Оно достигало пароксизма, если родители куда-то выходили вечером. Я смотрел на них, таких невыносимо прекрасных: элегантный папа в темном костюме и сияющая мама в платье с открытыми плечами, длинноногая, великолепная даже в скромных украшениях. Я любовался родителями и страдал, не понимая, кто эти незнакомцы. Передо мной была влюбленная пара, а не мои родители. Мама кокетничала – едва заметно, заигрывала с отцом и превращалась из моей матери в любовницу моего отца. А его взгляд становился «знойным», уголок рта приподнимался, он как будто провоцировал жену, чувствуя власть над ней… Я вздрагивал, слыша, как папа произносит: «Жаннин» – выдыхая звуки и округлив рот, как для поцелуя. Я смущался – и завидовал, меня очаровывало их соучастие, но чувствовал себя крошечным, смешным, нелепым. Ребенком. Всего лишь ребенком.

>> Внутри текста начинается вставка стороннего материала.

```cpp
template <bool FROM_K, bool NONNEG = false, bool NOBOX = false>
__device__ __forceinline__ void load_gas(const OverlapParams &p, const LayerInterp &q, int m, int l,
                                         int s, int nu, double *DST, int lane, bool &unsorted)
{
    const int G = p.G;
    const double amt = p.amount[((size_t)m * p.S + s) * p.L + l];
    double prev = NONNEG ? 0.0 : -__builtin_inf();
    if constexpr (FROM_K) {
// ... 95 lines not shown
    {0, 0, 100, 2, 0, 0}, {1, 36, 100, 2, 0, 50}, {99, 63, 100, 2, 63, 99}, {50, 17, 100, 2, 33, 8},
    {1, 36, 33, 1, 3, 1}, {32, 63, 33, 1, 63, 32}, {16, 17, 33, 1, 31, 18}, {1, 36, 3, 2, 32, 2}, {2, 63, 3, 2, 63, 2}, {1, 17, 3, 2, 27, 1}};
__host__ __device__ constexpr bool lane_spots_hold()
{
    for (const auto &t : kLaneTileSpots)
        if ((t[2] != 1u && t[2] != (unsigned)kLaneNV) || lane_tile_of(t[0], t[1], t[2] == 1u ? 0u : kLaneNVShift) != t[3]) return false;
    for (const auto &t : kLaneCellSpots) {
        if (t[3] != 1u && t[3] != (unsigned)kLaneNV) return false;
        const LaneCell x = lane_cell(t[0] * 64u + t[1], t[2], t[3] == 1u ? 0u : kLaneNVShift);
        if (x.w != t[4] || x.row != t[5]) return false;
    }
    return true;
}
static_assert(lane_spots_hold(), "lane_tile_of / lane_cell against the model's values");

struct LaneRow {
    int nu;
    unsigned row;
    unsigned arow, krow;
    size_t o1, o2, o3, o4;
    double v, u;
};
template <bool FROM_K>
__device__ __forceinline__ LaneRow lane_row(const OverlapParams &p, int vt, unsigned k, int lane, unsigned nvs, bool gfast)
{
    const unsigned R = (unsigned)p.n_models * (unsigned)p.L;
    const LaneCell cell = lane_cell(k * kWave + (unsigned)lane, R, nvs);
    LaneRow lr;
    lr.row = cell.row;
    lr.nu = vt * kWave + (int)cell.w;
    const unsigned m = lr.row / (unsigned)p.L;
    lr.krow = lr.row - m * (unsigned)p.L;
    lr.arow = m * (unsigned)p.S * (unsigned)p.L + lr.krow;
    lr.o1 = lr.o2 = lr.o3 = lr.o4 = 0;
    lr.v = lr.u = 0.0;
    if constexpr (!FROM_K) {
        const LayerInterp q = p.li[lr.row];
        const size_t strideT = (size_t)p.S * (gfast ? gfast_stride(p.G) : p.G) * p.Wpad;
        const size_t own = gfast ? (size_t)lr.nu * gfast_stride(p.G) : (size_t)lr.nu;
        lr.o1 = ((size_t)q.ipl * p.NT + q.itl) * strideT + own;
        lr.o2 = ((size_t)q.ipl * p.NT + q.ith) * strideT + own;
        lr.o3 = ((size_t)q.iph * p.NT + q.itl) * strideT + own;
        lr.o4 = ((size_t)q.iph * p.NT + q.ith) * strideT + own;
        lr.v = q.v; lr.u = q.u;
    }
// ... 153 lines not shown
```

### archnemesis_dist_amd/csrc/ansfm_merge_plan.h

```cpp
#pragma once
#include <stddef.h>
#include <stdlib.h>
#include <string.h>

#include <type_traits>

#if defined(__HIPCC__)
#define ANSFM_HD __host__ __device__
#else
#define ANSFM_HD
#endif

namespace ansfm {

constexpr int kWave = 64;
constexpr int kMaxG = 32;

constexpr int kOptTable = 1, kOptBfi = 2, kOptExit = 8, kOptOrient = 16;
constexpr int kMergeOpt = kOptTable | kOptBfi | kOptExit | kOptOrient;
constexpr int kOptLaneRows = 32;
constexpr int kOptRowMajor = 64;
constexpr int kFlagLaneRows = 1, kFlagRowMajor = 2;
constexpr int kFlagTableGfast = 4;
ANSFM_HD constexpr bool merge_opt_valid(int opt) { return opt == 0 || (opt & ~kOptTable) == (kOptBfi | kOptExit | kOptOrient); }
ANSFM_HD constexpr int merge_wave_rows(int G, int opt) { return 2 * G + ((opt & kOptOrient) != 0 ? 2 : 1); }
constexpr int kMaxBlockWaves = 8;
ANSFM_HD constexpr unsigned weight_table_bytes(int G) { return (unsigned)(G + 1) * 32u * 8u; }
constexpr int kLaneNV = 2;

constexpr size_t kCuLdsBytes = (size_t)160 * 1024;
constexpr size_t kLdsGranule = 128;
constexpr size_t kMergeLdsTables = (size_t)(2 * kMaxG + 2) * sizeof(double) + kMaxG * sizeof(float);

inline int merge_list_len(int G)
{
    static const int sizes[] = {8, 10, 16, 20, 32};
    for (int v : sizes) if (v >= G) return v;
    return 32;
}
template <class F>
auto by_list_len(int G, F &&f)
{
    switch (merge_list_len(G)) {
        case 8: return f(std::integral_constant<int, 8>{});
        case 10: return f(std::integral_constant<int, 10>{});
        case 16: return f(std::integral_constant<int, 16>{});
        case 20: return f(std::integral_constant<int, 20>{});
        default: return f(std::integral_constant<int, 32>{});
    }
}

inline long merge_grid(int num_cus, size_t block_bytes, int max_per_cu, long ntiles)
{
    int per_cu = (int)(kCuLdsBytes / block_bytes);
// ... 2 lines not shown
    long grid = (long)num_cus * per_cu;
    if (grid > ntiles) grid = ntiles;
    return grid < 1 ? 1 : grid;
}

struct MergeSwitches {
    enum Lanes { kLanesUnset, kLanesWavenumbers, kLanesPairs };
    bool walk_records = false;
    bool load_boxtests = false;
    bool legacy = false;
    int keys = 0;
    int waves_per_cu = 0;
    Lanes lanes = kLanesUnset;
    bool rowmajor_off = false;
    bool layout_wave = false;
};
inline MergeSwitches merge_switches_from_env()
{
    MergeSwitches sw;
    const auto is = [](const char *name, const char *value) { const char *ev = getenv(name); return ev && !strcmp(ev, value); };
    const auto starts = [](const char *name, char c) { const char *ev = getenv(name); return ev && ev[0] == c; };
    sw.walk_records = is("ANSFM_MERGE_WALK", "records");
    sw.load_boxtests = starts("ANSFM_LOAD_BOXTESTS", '1');
    sw.legacy = starts("ANSFM_MERGE_LEGACY", '1');
    if (const char *ev = getenv("ANSFM_MERGE_KEYS")) sw.keys = atoi(ev) == 32 ? 32 : 64;
    if (const char *ev = getenv("ANSFM_WAVES_PER_CU")) sw.waves_per_cu = atoi(ev);
    if (is("ANSFM_MERGE_LANES", "wavenumbers")) sw.lanes = MergeSwitches::kLanesWavenumbers;
    else if (is("ANSFM_MERGE_LANES", "pairs")) sw.lanes = MergeSwitches::kLanesPairs;
    sw.rowmajor_off = starts("ANSFM_MERGE_ROWMAJOR", '0');
    sw.layout_wave = is("ANSFM_TABLE_LAYOUT", "wave");
    return sw;
}

struct MergeCall {
    bool from_k = false;
    bool generic = false;
    bool monotone = false;
    bool has_boxed = true;
    bool delg_f32 = false;
    int merge_keys = 64;
    int G = 0, S = 0, W = 0, Wpad = 0, L = 0, n_models = 0, num_cus = 0;
    double w00 = 0.0, g_ord1 = 0.0;
    bool gfast_copy = false;
    int table_W = 0, table_Wpad = 0, table_G = 0, table_S = 0;
    size_t lds32 = 0;
};

struct MergePlan {
    bool sorted = false, nodiv = false, nobox = false, keys32 = false;
    int opt = 0;
    bool lane_rows = false, rowmajor = false, gfast = false;
    int lane_nv = 0, flags = 0;
    int nwaves = 1;
    size_t lds = 0;
    long grid = 1;
    size_t scratch_bytes_per_block = 0;
    int trims = 0, group_width = 0;
};

inline MergePlan merge_plan(const MergeCall &c, const MergeSwitches &sw)
{
    MergePlan m;
    m.sorted = !c.generic && (c.from_k || c.monotone);
    m.nodiv = m.sorted && c.G >= 2 && c.w00 < c.g_ord1 && !sw.walk_records;
    m.nobox = m.nodiv && !c.from_k && !c.has_boxed && !sw.load_boxtests;
    m.keys32 = m.nodiv && (sw.keys != 0 ? sw.keys : c.merge_keys) == 32;
    const bool trimmed = m.nodiv && !sw.legacy && !m.keys32;
// ... 10 lines not shown
        m.lds = shared_bytes + (size_t)m.nwaves * wave_bytes;
        const long per_cu = merge_grid(c.num_cus, m.lds, 1, ntiles), needed = (ntiles + m.nwaves - 1) / m.nwaves;
        m.grid = per_cu < needed ? per_cu : needed;
    } else {
        m.nwaves = 1;
        m.lds = m.keys32 ? c.lds32 : wave_bytes + kMergeLdsTables + (m.sorted ? 0 : (size_t)2 * c.G * kWave);
        m.grid = merge_grid(c.num_cus, (m.lds + kLdsGranule - 1) / kLdsGranule * kLdsGranule, max_per_cu, ntiles);
    }
    m.scratch_bytes_per_block = (size_t)m.nwaves * 6 * c.G * kWave * sizeof(double);

    m.lane_rows = m.opt != 0 && (long)c.n_models * c.L < (1L << 24) && sw.lanes != MergeSwitches::kLanesWavenumbers;
    m.lane_nv = m.opt == 0 ? 0 : sw.lanes == MergeSwitches::kLanesPairs ? kLaneNV : 1;
    m.rowmajor = table && !sw.rowmajor_off;
    m.gfast = m.lane_rows && !c.from_k && c.gfast_copy && c.W == c.table_W && c.Wpad == c.table_Wpad && c.G == c.table_G &&
              c.S == c.table_S && !sw.layout_wave;
    m.flags = (m.lane_rows ? kFlagLaneRows : 0) | (m.rowmajor ? kFlagRowMajor : 0) | (m.gfast ? kFlagTableGfast : 0);
    m.trims = m.opt | (m.lane_rows ? kOptLaneRows : 0) | (m.rowmajor ? kOptRowMajor : 0);
    m.group_width = m.lane_rows ? m.lane_nv : 0;
    return m;
}

}
```

### archnemesis_dist_amd/csrc/ansfm_overlap.hip

```cpp
#include "ansfm_overlap_kernels.hip.h"
#include "ansfm_merge32_launch.h"
#include "ansfm_ctx.hip.h"

namespace ansfm {

void merge_params(ansfm_ctx *ctx, OverlapParams &p, const double *kin, int W, int Wpad, int G, int S, int L, int n_models,
                  const LayerInterp *li, const double *amount, const double *del_g_dev, const double *del_g_host, double *tau)
{
    p.lnK = ctx->lnK.as<double>();
    p.kin = kin;
    p.li = li;
    p.amount = amount;
    p.del_g = del_g_dev;
    p.tau = tau;
    p.err_flag = ctx->d_flag.as<int>() + 1;
    p.tile_counter = reinterpret_cast<unsigned int *>(ctx->d_flag.as<int>() + kFlagTileCounter);
    p.W = W; p.Wpad = Wpad; p.G = G; p.NT = ctx->NT; p.S = S; p.L = L; p.n_models = n_models;
    p.delg_f32 = ctx->delg_f32;
    double acc = 0.0;
    float accf = 0.0f;
    p.g_ord[0] = 0.0;
    for (int g = 0; g < G; ++g) {
        if (ctx->delg_f32) { accf += (float)del_g_host[g]; p.g_ord[g + 1] = (double)accf; }
        else { acc += del_g_host[g]; p.g_ord[g + 1] = acc; }
    }
    p.g_ord[G] = 1.0;
    p.g_ord[G + 1] = __builtin_nan("");
}

int merge_launch_begin(ansfm_ctx *ctx, const OverlapParams &p, long grid, std::initializer_list<MergeWorkspace> workspaces)
{
    for (const MergeWorkspace &w : workspaces) HIPCHK(w.buf->reserve((size_t)grid * w.bytes_per_block));
    HIPCHK(hipMemsetAsync(p.tile_counter, 0, (8 + 4) * sizeof(unsigned int), ctx->stream));
    return ANSFM_OK;
}

using MergeKernel = void (*)(OverlapParams, int, int);

template <int D, bool FK, bool W32>
static MergeKernel overlap_kernel_of(const MergePlan &m)
{
    constexpr int kTrimmed = W32 ? kMergeOpt : (kMergeOpt & ~kOptTable);
    if (m.opt == kTrimmed) return m.nobox ? k_ck_overlap<D, false, W32, true, true, true, kTrimmed> : k_ck_overlap<D, FK, W32, true, true, false, kTrimmed>;
    if (m.opt != 0) return nullptr;
    if (m.nodiv) return m.nobox ? k_ck_overlap<D, false, W32, true, true, true> : k_ck_overlap<D, FK, W32, true, true>;
    return m.sorted ? k_ck_overlap<D, FK, W32, true> : k_ck_overlap<D, FK, W32, false>;
}

// ... 23 lines not shown
    c.from_k = from_k; c.generic = generic; c.monotone = ctx->monotone != 0; c.has_boxed = ctx->has_boxed != 0; c.delg_f32 = w32;
    c.merge_keys = ctx->merge_keys;
    c.G = G; c.S = S; c.W = W; c.Wpad = Wpad; c.L = L; c.n_models = n_models; c.num_cus = ctx->num_cus;
    c.w00 = w32 ? (double)((float)del_g_host[0] * (float)del_g_host[0]) : del_g_host[0] * del_g_host[0];
    c.g_ord1 = p.g_ord[1];
    c.gfast_copy = ctx->lnKg_bytes != 0 && !ctx->is_lbl;
    c.table_W = ctx->W; c.table_Wpad = ctx->Wpad; c.table_G = ctx->G; c.table_S = ctx->S;
    c.lds32 = overlap32_lds_bytes(G, w32);
    const MergePlan m = merge_plan(c, merge_switches_from_env());

    const int rc = merge_launch_begin(ctx, p, m.grid, {{&ctx->scratch, m.scratch_bytes_per_block}});
    if (rc) return rc;
    p.scratch = ctx->scratch.as<double>();
    if (m.gfast) p.lnKg = ctx->lnKg.as<double>();
    ctx->last_merge = m;
    if (m.keys32) {
        HIPCHK(launch_overlap32(p, from_k, (unsigned)m.grid, ctx->stream));
        return ANSFM_OK;
    }
    const MergeKernel kern = overlap_kernel(m, from_k, w32, G);
    if (!kern) FAIL(ANSFM_ERR_UNSUPPORTED, "forward merge: no kernel is compiled for this plan");
    if (m.lds > (size_t)64 * 1024) {
        size_t &lds_allowed = ctx->merge_lds_allowed[reinterpret_cast<const void *>(kern)];
        if (m.lds > lds_allowed) {
            HIPCHK(hipFuncSetAttribute(reinterpret_cast<const void *>(kern), hipFuncAttributeMaxDynamicSharedMemorySize, (int)m.lds));
            lds_allowed = m.lds;
        }
    }
    hipLaunchKernelGGL(kern, dim3((unsigned)m.grid), dim3(kWave * m.nwaves), m.lds, ctx->stream, p, m.flags, m.lane_nv);
    HIPCHK(hipGetLastError());
    return ANSFM_OK;
}

}
```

Моя старшая сестра Флоранс радовалась нашим «вольным» вечерам, и мы упоенно предавались играм, а потом ложились спать. Я накрывался одеялом, зажигал ночник и приступал к своему главному занятию – ожиданию. Лежал, сложив руки на груди, и ждал. Прислушивался к шуму улицы и ждал. Каждую секунду надеялся услышать, как в замке поворачивается ключ, и ждал.
Апокалиптические идеи то и дело нарушали мою сосредоточенность: сбежавший из лечебницы псих убивает моих родителей или поджигает дансинг и все гибнут в пожаре. Автоужасы уступили место более эффектным кошмарам. Я мужественно боролся с игрой воображения, успокаивал дыхание – и продолжал ждать.
Услышав, что в замок вставили ключ, я убеждался, что не останусь сиротой, переворачивался на живот и мгновенно засыпал.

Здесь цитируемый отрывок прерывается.